Saved data entries:
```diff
+                             PF(k.pts), PI(k.anchors), 3, (int) n_kept, P(dfeat16), 1, 1.f / f_scale, PF(d_table), cur_stream()));
+      if (n_q > n_kept) {
+        F2B_CHECK(f2b_hash_bwd(field->prim_pool_.data_ptr<int>(), field->bias_pool_.data_ptr<float>(), field->n_volumes_, local_size,
+                               PF(k.e_pts), PI(k.e_anc), 1, (int) (n_q - n_kept), (char*) P(dfeat16) + n_kept * 64, 1, 1.f / f_scale,
+                               PF(d_table), cur_stream()));
+      }
     }
     d_sparams = d_sparams / s_scale;
     d_fparams = d_fparams / f_scale;
diff --git a/include/f2nerf_b200.h b/include/f2nerf_b200.h
--- a/include/f2nerf_b200.h
+++ b/include/f2nerf_b200.h
@@ -110,6 +110,10 @@
                            void* hidden_save_f16 , void* stream);
 int f2b_mlp_bwd2(const void* dout_f16, const void* in_f16, const void* hidden0_f16, const void* hidden1_f16,
                  const void* params_f16, int n_hidden_matmuls, int n_pts, void* din_f16, float* dparams_f32, void* stream);
+int f2b_field_bwd_scatter(const void* dout_f16, const void* in_f16, const void* params_f16, int n_kept, const float* pts,
+                          const int* anchors, int n_edge, const float* e_pts, const int* e_anc, const int* prim_pool,
+                          const float* bias_pool, int n_volumes, int local_size, float grad_mul, float* dparams_f32,
+                          float* grad_table, void* stream);
 
 int f2b_set_mlp_impl(int impl);
 int f2b_get_mlp_impl(void);
@@ -213,7 +217,7 @@
   float* colors; float* disparity; float* depth; float* weights;
   const float* d_colors; const float* d_disparity; const float* d_depth; const float* d_weights; const float* d_edge ;
   float gs_progress, shader_loss_scale, field_loss_scale, table_grad_mul;
-  float* d_logit; void* d_raw; void* d_in16; void* d_scene16; void* dfeat16;
+  float* d_logit; void* d_raw; void* d_in16; void* d_scene16; void* dfeat16 ;
   float* d_sparams; float* d_fparams; float* d_table; int64_t table_numel; int64_t table_live; float* d_app;
   int scatter_mode;
   int* nonfinite;
```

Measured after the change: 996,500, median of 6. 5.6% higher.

→ **WORK TO BE COMPLETED**: Set down the data in full, word for word.

→ **OUTPUT OF THE TASK**:
```diff
+                             PF(k.pts), PI(k.anchors), 3, (int) n_kept, P(dfeat16), 1, 1.f / f_scale, PF(d_table), cur_stream()));
+      if (n_q > n_kept) {
+        F2B_CHECK(f2b_hash_bwd(field->prim_pool_.data_ptr<int>(), field->bias_pool_.data_ptr<float>(), field->n_volumes_, local_size,
+                               PF(k.e_pts), PI(k.e_anc), 1, (int) (n_q - n_kept), (char*) P(dfeat16) + n_kept * 64, 1, 1.f / f_scale,
+                               PF(d_table), cur_stream()));
+      }
     }
     d_sparams = d_sparams / s_scale;
     d_fparams = d_fparams / f_scale;
diff --git a/include/f2nerf_b200.h b/include/f2nerf_b200.h
--- a/include/f2nerf_b200.h
+++ b/include/f2nerf_b200.h
@@ -110,6 +110,10 @@
                            void* hidden_save_f16 , void* stream);
 int f2b_mlp_bwd2(const void* dout_f16, const void* in_f16, const void* hidden0_f16, const void* hidden1_f16,
                  const void* params_f16, int n_hidden_matmuls, int n_pts, void* din_f16, float* dparams_f32, void* stream);
+int f2b_field_bwd_scatter(const void* dout_f16, const void* in_f16, const void* params_f16, int n_kept, const float* pts,
+                          const int* anchors, int n_edge, const float* e_pts, const int* e_anc, const int* prim_pool,
+                          const float* bias_pool, int n_volumes, int local_size, float grad_mul, float* dparams_f32,
+                          float* grad_table, void* stream);
 
 int f2b_set_mlp_impl(int impl);
 int f2b_get_mlp_impl(void);
@@ -213,7 +217,7 @@
   float* colors; float* disparity; float* depth; float* weights;
   const float* d_colors; const float* d_disparity; const float* d_depth; const float* d_weights; const float* d_edge ;
   float gs_progress, shader_loss_scale, field_loss_scale, table_grad_mul;
-  float* d_logit; void* d_raw; void* d_in16; void* d_scene16; void* dfeat16;
+  float* d_logit; void* d_raw; void* d_in16; void* d_scene16; void* dfeat16 ;
   float* d_sparams; float* d_fparams; float* d_table; int64_t table_numel; int64_t table_live; float* d_app;
   int scatter_mode;
   int* nonfinite;
```

Measured after the change: 996,500, median of 6. 5.6% higher.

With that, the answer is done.